TASK REQUIREMENTS: If a line in the listing carries the word "auto", return a copy of that line.

RECORDS:
int sp_ctx_destroy(sp_ctx *ctx) {
    if (!ctx) return SP_OK;
    hipSetDevice(ctx->device);
    hipStreamSynchronize(ctx->stream);
    sp_prof_flush(ctx);
    for (auto &c : ctx->chroms) free_chrom(c);
    free_filter(ctx);
    sp_sparse_release(ctx);
    if (ctx->d_label) hipFree(ctx->d_label);
    if (ctx->d_bloom) hipFree(ctx->d_bloom);
    if (ctx->d_scratch) hipFree(ctx->d_scratch);
    if (ctx->d_ws2) hipFree(ctx->d_ws2);
    for (auto &ln : ctx->lanes) {
        if (ln.d_ws2) hipFree(ln.d_ws2);
        sp_buf_free(ln.b_ovfw);
        if (ln.h_desc) hipHostFree(ln.h_desc);
        sp_buf_free(ln.b_sp_a);
        sp_buf_free(ln.b_sp_b);
        sp_buf_free(ln.b_sp_c);
        sp_buf_free(ln.b_sp_tmp);
        sp_buf_free(ln.b_s3_small);
        if (ln.ev_a) hipEventDestroy(ln.ev_a);
        if (ln.ev_b) hipEventDestroy(ln.ev_b);
        if (ln.done) hipEventDestroy(ln.done);
        if (ln.stream) hipStreamDestroy(ln.stream);
    }
    if (ctx->lane_go) hipEventDestroy(ctx->lane_go);
    if (ctx->h_s3) hipHostFree(ctx->h_s3);
    if (ctx->h_desc) hipHostFree(ctx->h_desc);
    for (auto &e : ctx->s3_ev)
        if (e) hipEventDestroy(e);
    sp_buf_free(ctx->b_map);
    sp_buf_free(ctx->b_mapdesc);
    sp_buf_free(ctx->b_ival);
    sp_buf_free(ctx->b_ptab);
    sp_buf_free(ctx->b_lflags);
    if (ctx->h_lflags) hipHostFree(ctx->h_lflags);
    sp_buf_free(ctx->b_cntlen);
    sp_buf_free(ctx->b_ctab);
    sp_buf_free(ctx->b_covf);
    sp_buf_free(ctx->b_tab32);
    sp_buf_free(ctx->b_ovfw);
    sp_buf_free(ctx->b_labkeys);
    sp_buf_free(ctx->b_emit);
    sp_buf_free(ctx->b_slots);
    sp_buf_free(ctx->b_fpar);
    sp_buf_free(ctx->b_fflat);
    sp_buf_free(ctx->b_fq);
    sp_buf_free(ctx->b_wtab);
    sp_buf_free(ctx->b_enr);
    sp_buf_free(ctx->b_tt);
    sp_buf_free(ctx->b_win);
    if (ctx->copy_stream) {
        hipStreamSynchronize(ctx->copy_stream);
        hipStreamDestroy(ctx->copy_stream);
        hipEventDestroy(ctx->copy_event);
    }
    if (ctx->own_stream) hipStreamDestroy(ctx->stream);
    delete ctx;
    return SP_OK;
}

int sp_sync(sp_ctx *ctx) {
    SP_HIP(ctx, hipStreamSynchronize(ctx->stream));
    return SP_OK;
}

void *sp_stream(sp_ctx *ctx) { return (void *)ctx->stream; }

int sp_genome_reset(sp_ctx *ctx, int n_chrom) {
    if (!ctx || n_chrom < 0) return sp_fail(ctx, SP_EINVAL, "sp_genome_reset: bad arguments");
    SP_HIP(ctx, hipSetDevice(ctx->device));
    SP_HIP(ctx, hipStreamSynchronize(ctx->stream));
    if ((size_t)n_chrom == ctx->chroms.size()) {
        for (auto &c : ctx->chroms) {
            c.len = 0;
            c.nw = 0;
            c.length_sum = 0;
            c.n_dump = 0;
            c.n_ovf = 0;
            c.ovf_idx_n = 0;
        }
    } else {
        for (auto &c : ctx->chroms) free_chrom(c);
        ctx->chroms.assign((size_t)n_chrom, sp_chrom());
    }
    ctx->counted = false;
    ctx->filtered = false;
    return SP_OK;
}
}

__device__ __forceinline__ void pack_byte(uint32_t b, uint32_t &code, uint32_t &inv) {
    uint32_t u = b & 0xDFu;
    code = ((b >> 1) ^ (b >> 2)) & 3u;
    inv = !(u == 'A' || u == 'C' || u == 'G' || u == 'T');
}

ANSWER BOX:
    for (auto &c : ctx->chroms) free_chrom(c);
    for (auto &ln : ctx->lanes) {
    for (auto &e : ctx->s3_ev)
        for (auto &c : ctx->chroms) {
        for (auto &c : ctx->chroms) free_chrom(c);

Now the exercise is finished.